Task prompt = Each line of the material below that holds the word "bool" needs to be copied.
START Dataset records
# Sue1347/SMSUT-MedicalImgSegmentation

Hardware: AMD Instinct MI355X
Metric: slices/sec uganConsisTrainer step @256x256 (higher is better)
Workload: dtype f32

## Files before the change

smsut-medicalimgsegmentation_amd/csrc/conv1x1.hip:

```cpp
#include "common.h"

namespace {

typedef float f32x4 __attribute__((ext_vector_type(4)));
constexpr int TPB = 256;

__device__ __forceinline__ f32x4 mfma16(float a, float b, f32x4 c) {
  return __builtin_amdgcn_mfma_f32_16x16x4f32(a, b, c, 0, 0, 0);
}

template <int MR, int NR, bool DUAL = false, bool PS = false>
__global__ void __launch_bounds__(TPB)
conv1x1_fwd(const float* __restrict__ x, const float* __restrict__ w, float* __restrict__ y, float* __restrict__ stats,
            int64_t P, int HW, int Kdim, int Ndim, int transposed, float* __restrict__ y2 = nullptr, int split = 0,
            const float* __restrict__ x2 = nullptr, int ca = 0, int ps_w = 0) {
  constexpr int CO_T = 16 * NR;
  extern __shared__ float w_s[];
  const int tid = threadIdx.x, lane = tid & 63, wave = tid >> 6;
  const int lm = lane & 15, kq = lane >> 4;
  const int co0 = blockIdx.y * CO_T;
  const int chunks = (Kdim + 15) / 16;
  for (int u = tid; u < chunks * 4 * CO_T; u += TPB) {
    const int n = u % CO_T;
    const int kg = (u / CO_T) * 4;
    const int ng = co0 + n;
    float4 v = make_float4(0.f, 0.f, 0.f, 0.f);
    if (ng < Ndim && kg < Kdim) {
      if constexpr (PS) {
        const int cout = Ndim >> 2, tap = ng / cout;
        const float* p = w + ((size_t)tap * Kdim + kg) * cout + (ng - tap * cout);
        v.x = p[0]; v.y = p[cout]; v.z = p[2 * (size_t)cout]; v.w = p[3 * (size_t)cout];
      } else if (!transposed) {
        const float* p = w + (size_t)kg * Ndim + ng;
        v.x = p[0]; v.y = p[Ndim]; v.z = p[2 * (size_t)Ndim]; v.w = p[3 * (size_t)Ndim];
      } else {
        v = *(const float4*)(w + (size_t)ng * Kdim + kg);
      }
    }
    *(float4*)(w_s + (size_t)u * 4) = v;
  }
  __syncthreads();

  const int64_t p0 = ((int64_t)blockIdx.x * 4 + wave) * (16 * MR);
  if (p0 >= P) return;
  f32x4 acc[MR][NR];
#pragma unroll
  for (int i = 0; i < MR; ++i)
#pragma unroll
    for (int j = 0; j < NR; ++j) acc[i][j] = (f32x4){0.f, 0.f, 0.f, 0.f};
  const float* xp[MR];
  const float* xq[MR];
  bool pok[MR];
  const int sa = DUAL ? ca : Kdim;
#pragma unroll
  for (int i = 0; i < MR; ++i) {
    const int64_t p = p0 + i * 16 + lm;
    pok[i] = p < P;
    xp[i] = x + (size_t)(pok[i] ? p : 0) * sa + 4 * kq;
    xq[i] = DUAL ? x2 + (size_t)(pok[i] ? p : 0) * (Kdim - ca) + 4 * kq - ca : xp[i];
  }
  for (int c = 0; c < chunks; ++c) {
    const bool kok = c * 16 + 4 * kq < Kdim;
    const bool second = DUAL && c * 16 >= ca;
    f32x4 a[MR], b[NR];
#pragma unroll
    for (int i = 0; i < MR; ++i)
      a[i] = (pok[i] && kok) ? *(const f32x4*)((second ? xq[i] : xp[i]) + c * 16) : (f32x4){0.f, 0.f, 0.f, 0.f};
#pragma unroll
    for (int j = 0; j < NR; ++j) b[j] = *(const f32x4*)(w_s + ((size_t)(c * 4 + kq) * CO_T + j * 16 + lm) * 4);
#pragma unroll
    for (int s = 0; s < 4; ++s)
#pragma unroll
      for (int i = 0; i < MR; ++i)
#pragma unroll
        for (int j = 0; j < NR; ++j) acc[i][j] = mfma16(a[i][s], b[j][s], acc[i][j]);
  }
#pragma unroll
  for (int j = 0; j < NR; ++j) {
    const int co = co0 + j * 16 + lm;
    const bool hi = y2 && co0 + j * 16 >= split;
    float* const yo = hi ? y2 : y;
    const int os = !y2 ? Ndim : (hi ? Ndim - split : split);
    const int oc = hi ? co - split : co;
    float s1 = 0.f, s2 = 0.f;
    if constexpr (PS) {
      const int cout = Ndim >> 2, tap = (co0 + j * 16) / cout, cc = co - tap * cout;
      const int W2 = 2 * ps_w;
#pragma unroll
      for (int i = 0; i < MR; ++i)
#pragma unroll
        for (int r = 0; r < 4; ++r) {
          const int64_t p = p0 + i * 16 + 4 * kq + r;
          if (p < P && co < Ndim) {
            const int row = (int)p / ps_w;
            const int wx = (int)p - row * ps_w;
            y[((size_t)(2 * row + (tap >> 1)) * W2 + 2 * wx + (tap & 1)) * cout + cc] = acc[i][j][r];
          }
        }
      continue;
    }
#pragma unroll
    for (int i = 0; i < MR; ++i)
#pragma unroll
      for (int r = 0; r < 4; ++r) {
        const int64_t p = p0 + i * 16 + 4 * kq + r;
        if (p < P && co < Ndim) {
          const float v = acc[i][j][r];
          yo[(size_t)p * os + oc] = v;
          s1 += v; s2 += v * v;
        }
      }
    if (stats) {
      s1 += __shfl_xor(s1, 16, 64); s2 += __shfl_xor(s2, 16, 64);
      s1 += __shfl_xor(s1, 32, 64); s2 += __shfl_xor(s2, 32, 64);
      if (kq == 0 && co < Ndim) {
        const int tiles = HW / (16 * MR);
        const int64_t n_img = p0 / HW;
        const int tile = (int)((p0 % HW) / (16 * MR));
        float* o = stats + (((size_t)n_img * tiles + tile) * Ndim + co) * 2;
        o[0] = s1; o[1] = s2;
      }
    }
  }
}

#ifndef W1_UNR
#define W1_UNR 4
#endif
template <int CIT, int COT, bool PS = false>
__global__ void __launch_bounds__(TPB)
conv1x1_wgrad(const float* __restrict__ x, const float* __restrict__ gy, float* __restrict__ part, int64_t P, int Cin,
              int Cout, int64_t pix_per_split, const float* __restrict__ x2 = nullptr, int ca = 0, int ps_w = 0) {
  __shared__ float red[CIT * COT * 64 * 4];
  const int tid = threadIdx.x, lane = tid & 63, wave = tid >> 6;
  const int lm = lane & 15, kq = lane >> 4;
  const int ci0 = blockIdx.y * (16 * CIT), co0 = blockIdx.z * (16 * COT);
  const int64_t pb = (int64_t)blockIdx.x * pix_per_split;
  const int64_t pe = min(pb + pix_per_split, P);
  f32x4 acc[CIT][COT];
#pragma unroll
  for (int i = 0; i < CIT; ++i)
#pragma unroll
    for (int j = 0; j < COT; ++j) acc[i][j] = (f32x4){0.f, 0.f, 0.f, 0.f};
  bool iok[CIT], jok[COT];
#pragma unroll
  for (int i = 0; i < CIT; ++i) iok[i] = ci0 + i * 16 + lm < Cin;
#pragma unroll
  for (int j = 0; j < COT; ++j) jok[j] = co0 + j * 16 + lm < Cout;
  CatSrc xs[CIT];
#pragma unroll
  for (int i = 0; i < CIT; ++i) xs[i] = cat_src(x, x2, Cin, ca, ci0 + i * 16);
  const float* gb = gy + co0 + lm;
  [[maybe_unused]] const int cout = Cout >> 2;
  [[maybe_unused]] int ps_tap[COT], ps_cc[COT];
  if constexpr (PS) {
#pragma unroll
    for (int j = 0; j < COT; ++j) { ps_tap[j] = (co0 + j * 16) / cout; ps_cc[j] = co0 + j * 16 - ps_tap[j] * cout + lm; }
  }
  constexpr int UNR = W1_UNR;
  for (int64_t p0 = pb + 4 * wave + kq; p0 - kq < pe; p0 += 16 * UNR) {
    float a[UNR][CIT], b[UNR][COT];
#pragma unroll
    for (int u = 0; u < UNR; ++u) {
      const int64_t p = p0 + 16 * u;
      const bool ok = p < pe;
#pragma unroll
      for (int i = 0; i < CIT; ++i) a[u][i] = (ok && iok[i]) ? xs[i].p[(size_t)p * xs[i].stride + ci0 + i * 16 + lm - xs[i].coff] : 0.f;
      if constexpr (PS) {
        const int row = (int)p / ps_w;
        const int wx = (int)p - row * ps_w;
#pragma unroll
        for (int j = 0; j < COT; ++j)
          b[u][j] = (ok && jok[j]) ? gy[((size_t)(2 * row + (ps_tap[j] >> 1)) * (2 * ps_w) + 2 * wx + (ps_tap[j] & 1)) * cout + ps_cc[j]] : 0.f;
      } else {
#pragma unroll
        for (int j = 0; j < COT; ++j) b[u][j] = (ok && jok[j]) ? gb[(size_t)p * Cout + j * 16] : 0.f;
      }
    }
#pragma unroll
    for (int u = 0; u < UNR; ++u)
#pragma unroll
      for (int i = 0; i < CIT; ++i)
#pragma unroll
        for (int j = 0; j < COT; ++j) acc[i][j] = mfma16(a[u][i], b[u][j], acc[i][j]);
  }
  for (int src = 1; src < 4; ++src) {
    __syncthreads();
    if (wave == src) {
#pragma unroll
      for (int i = 0; i < CIT; ++i)
#pragma unroll
        for (int j = 0; j < COT; ++j) *(f32x4*)(red + ((size_t)(i * COT + j) * 64 + lane) * 4) = acc[i][j];
    }
    __syncthreads();
    if (wave == 0) {
#pragma unroll
      for (int i = 0; i < CIT; ++i)
#pragma unroll
        for (int j = 0; j < COT; ++j) acc[i][j] += *(const f32x4*)(red + ((size_t)(i * COT + j) * 64 + lane) * 4);
    }
  }
  if (wave == 0) {
    float* out = part + (size_t)blockIdx.x * Cin * Cout;
#pragma unroll
    for (int i = 0; i < CIT; ++i)
#pragma unroll
      for (int j = 0; j < COT; ++j) {
        const int co = co0 + j * 16 + lm;
#pragma unroll
        for (int r = 0; r < 4; ++r) {
          const int ci = ci0 + i * 16 + 4 * kq + r;
          if constexpr (PS) {
            if (ci < Cin && co < Cout) out[((size_t)ps_tap[j] * Cin + ci) * cout + ps_cc[j]] = acc[i][j][r];
          } else if (ci < Cin && co < Cout) out[(size_t)ci * Cout + co] = acc[i][j][r];
        }
      }
  }
}

__global__ void __launch_bounds__(TPB)
sum_parts(const float* __restrict__ part, float* __restrict__ out, int wsize, int splits) {
  __shared__ float4 sm[TPB];
  const int col = threadIdx.x & 15, sl = threadIdx.x >> 4;
  const int e = (blockIdx.x * 16 + col) * 4;
  float4 t0 = make_float4(0.f, 0.f, 0.f, 0.f), t1 = t0, t2 = t0, t3 = t0;
  if (e < wsize) {
    int c = sl;
    for (; c + 48 < splits; c += 64) {
      const float4 v0 = *(const float4*)(part + (size_t)c * wsize + e);
      const float4 v1 = *(const float4*)(part + (size_t)(c + 16) * wsize + e);
      const float4 v2 = *(const float4*)(part + (size_t)(c + 32) * wsize + e);
      const float4 v3 = *(const float4*)(part + (size_t)(c + 48) * wsize + e);
      t0.x += v0.x; t0.y += v0.y; t0.z += v0.z; t0.w += v0.w; t1.x += v1.x; t1.y += v1.y; t1.z += v1.z; t1.w += v1.w;
      t2.x += v2.x; t2.y += v2.y; t2.z += v2.z; t2.w += v2.w; t3.x += v3.x; t3.y += v3.y; t3.z += v3.z; t3.w += v3.w;
    }
    for (; c < splits; c += 16) {
      const float4 v = *(const float4*)(part + (size_t)c * wsize + e);
      t0.x += v.x; t0.y += v.y; t0.z += v.z; t0.w += v.w;
    }
  }
  sm[threadIdx.x] = make_float4((t0.x + t1.x) + (t2.x + t3.x), (t0.y + t1.y) + (t2.y + t3.y), (t0.z + t1.z) + (t2.z + t3.z),
                                (t0.w + t1.w) + (t2.w + t3.w));
  __syncthreads();
  if (sl == 0 && e < wsize) {
    float4 t = sm[col];
    for (int l = 1; l < 16; ++l) { const float4 v = sm[l * 16 + col]; t.x += v.x; t.y += v.y; t.z += v.z; t.w += v.w; }
    *(float4*)(out + e) = t;
  }
}

struct Plan1 { int splits; int64_t pps; };
inline Plan1 plan_wgrad1(int64_t P, int Cin, int Cout, int cit, int cot) {
  const int slabs = ((Cin + 16 * cit - 1) / (16 * cit)) * ((Cout + 16 * cot - 1) / (16 * cot));
  int64_t want = (1024 + slabs - 1) / slabs;
  const int64_t maxs = P / 256 > 0 ? P / 256 : 1;
  if (want > maxs) want = maxs;
  if (want < 1) want = 1;
  Plan1 p;
  p.pps = ((P + want - 1) / want + 15) / 16 * 16;
  p.splits = (int)((P + p.pps - 1) / p.pps);
  return p;
}


constexpr int THIN_MAX = 8;

template <int CI>
__global__ void __launch_bounds__(TPB)
thin1x1_dgrad(const float* __restrict__ gy, const float* __restrict__ w, float* __restrict__ gx, int64_t P, int CO) {
  constexpr int Q = CI / 4;
  __shared__ float wt[THIN_MAX * CI];
  for (int u = threadIdx.x; u < THIN_MAX * CI; u += TPB) {
    const int k = u / CI, ci = u % CI;
    wt[u] = k < CO ? w[ci * CO + k] : 0.f;
  }
  __syncthreads();
  const int64_t total = P * Q;
  for (int64_t i = (int64_t)blockIdx.x * TPB + threadIdx.x; i < total; i += (int64_t)gridDim.x * TPB) {
    const int c4 = (int)(i % Q);
    const int64_t px = i / Q;
    float g[THIN_MAX];
#pragma unroll
    for (int k = 0; k < THIN_MAX; ++k) g[k] = k < CO ? gy[px * CO + k] : 0.f;
    f32x4 o = {0.f, 0.f, 0.f, 0.f};
#pragma unroll
    for (int k = 0; k < THIN_MAX; ++k) o += g[k] * *(const f32x4*)(wt + k * CI + c4 * 4);
    *(f32x4*)(gx + i * 4) = o;
  }
}

template <int CI>
__global__ void __launch_bounds__(TPB)
thin1x1_wgrad(const float* __restrict__ x, const float* __restrict__ gy, float* __restrict__ part, int64_t P, int CO) {
  constexpr int Q = CI / 4;
  static_assert(Q <= 64 && (Q & (Q - 1)) == 0, "lanes sharing a channel group sit Q apart inside a wave");
  __shared__ float sm[4 * Q * 4 * THIN_MAX];
  f32x4 acc[THIN_MAX];
#pragma unroll
  for (int k = 0; k < THIN_MAX; ++k) acc[k] = (f32x4){0.f, 0.f, 0.f, 0.f};
  const int64_t total = P * Q;
  const int64_t stride = (int64_t)gridDim.x * TPB;
  auto step = [&](int64_t i) {
    const int64_t px = i / Q;
    const f32x4 xv = *(const f32x4*)(x + i * 4);
#pragma unroll
    for (int k = 0; k < THIN_MAX; ++k) {
      const float g = k < CO ? gy[px * CO + k] : 0.f;
      acc[k] += g * xv;
    }
  };
  int64_t i = (int64_t)blockIdx.x * TPB + threadIdx.x;
  for (; i + stride < total; i += 2 * stride) { step(i); step(i + stride); }
  for (; i < total; i += stride) step(i);
  for (int off = Q; off < 64; off <<= 1) {
#pragma unroll
    for (int k = 0; k < THIN_MAX; ++k)
#pragma unroll
      for (int j = 0; j < 4; ++j) acc[k][j] += __shfl_xor(acc[k][j], off, 64);
  }
  const int lane = threadIdx.x & 63, wv = threadIdx.x >> 6;
  if (lane < Q) {
#pragma unroll
    for (int k = 0; k < THIN_MAX; ++k) *(f32x4*)(sm + ((wv * Q + lane) * THIN_MAX + k) * 4) = acc[k];
  }
  __syncthreads();
  if (threadIdx.x < Q) {
    const int c4 = threadIdx.x;
#pragma unroll
    for (int k = 0; k < THIN_MAX; ++k) {
      f32x4 t = *(const f32x4*)(sm + ((0 * Q + c4) * THIN_MAX + k) * 4);
#pragma unroll
      for (int w4 = 1; w4 < 4; ++w4) t += *(const f32x4*)(sm + ((w4 * Q + c4) * THIN_MAX + k) * 4);
#pragma unroll
      for (int j = 0; j < 4; ++j) part[((size_t)blockIdx.x * CI + c4 * 4 + j) * THIN_MAX + k] = t[j];
    }
  }
}

__global__ void __launch_bounds__(TPB)
thin1x1_wsum(const float* __restrict__ part, float* __restrict__ gw, int blocks, int CI, int CO) {
  const int lane = threadIdx.x & 63;
  const int col = blockIdx.x * 4 + (threadIdx.x >> 6);
  if (col >= CI * THIN_MAX / 4) return;
  f32x4 t = {0.f, 0.f, 0.f, 0.f};
  for (int b = lane; b < blocks; b += 64) t += *(const f32x4*)(part + ((size_t)b * CI * THIN_MAX) + col * 4);
  for (int off = 1; off < 64; off <<= 1)
#pragma unroll
    for (int j = 0; j < 4; ++j) t[j] += __shfl_xor(t[j], off, 64);
  if (lane == 0) {
    const int ci = col / 2, k0 = (col & 1) * 4;
#pragma unroll
    for (int j = 0; j < 4; ++j)
      if (k0 + j < CO) gw[ci * CO + k0 + j] = t[j];
  }
}

constexpr int THIN_WGRAD_BLOCKS = 1024;

}

extern "C" {

int smsut_conv1x1_supported(int Kdim, int Ndim) { return Kdim >= 4 && (Kdim % 4) == 0 && Kdim <= 512 && Ndim >= 1; }

int smsut_conv1x1_tiles(int N, int HW, int Ndim) {
  const int64_t P = (int64_t)N * HW;
  const int mr = (P / 256 >= 512) ? 4 : 1;
  (void)Ndim;
  return (HW % (16 * mr) == 0) ? HW / (16 * mr) : 0;
}

static int conv1x1_fwd_launch(const float* x, const float* w, float* y, float* stats, int N, int HW, int Kdim, int Ndim,
                              int transposed, void* stream, float* y2, int split, const float* x2 = nullptr, int ca = 0) {
  SMSUT_REQUIRE(x && w && y && N > 0 && HW > 0 && smsut_conv1x1_supported(Kdim, Ndim));
  SMSUT_REQUIRE(!y2 || (!stats && split > 0 && split < Ndim && split % 16 == 0));
  SMSUT_REQUIRE(!x2 || (!transposed && ca > 0 && ca < Kdim && ca % 16 == 0 && (Kdim - ca) % 4 == 0));
  const int64_t P = (int64_t)N * HW;
  const int mr = (P / 256 >= 512) ? 4 : 1;
  SMSUT_REQUIRE(!stats || HW % (16 * mr) == 0);
  const int nr = Ndim <= 16 ? 1 : 2;
  const int chunks = (Kdim + 15) / 16;
  const size_t sh = (size_t)chunks * 4 * 16 * nr * 4 * sizeof(float);
  dim3 grid((unsigned)cdiv64(P, 64 * mr), (Ndim + 16 * nr - 1) / (16 * nr));
  hipStream_t st = (hipStream_t)stream;
#define LAUNCH1X1(M, R)                                                                                                      \
  do {                                                                                                                       \
    if (x2) conv1x1_fwd<M, R, true><<<grid, TPB, sh, st>>>(x, w, y, stats, P, HW, Kdim, Ndim, transposed, y2, split, x2, ca); \
    else conv1x1_fwd<M, R, false><<<grid, TPB, sh, st>>>(x, w, y, stats, P, HW, Kdim, Ndim, transposed, y2, split, nullptr, 0); \
  } while (0)
  if (mr == 4 && nr == 2) LAUNCH1X1(4, 2);
  else if (mr == 4) LAUNCH1X1(4, 1);
  else if (nr == 2) LAUNCH1X1(1, 2);
  else LAUNCH1X1(1, 1);
#undef LAUNCH1X1
  SMSUT_LAUNCH_CHECK();
  return SMSUT_OK;
}
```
END Dataset records
Solution for this exercise =
template <int MR, int NR, bool DUAL = false, bool PS = false>
  bool pok[MR];
    const bool kok = c * 16 + 4 * kq < Kdim;
    const bool second = DUAL && c * 16 >= ca;
    const bool hi = y2 && co0 + j * 16 >= split;
template <int CIT, int COT, bool PS = false>
  bool iok[CIT], jok[COT];
      const bool ok = p < pe;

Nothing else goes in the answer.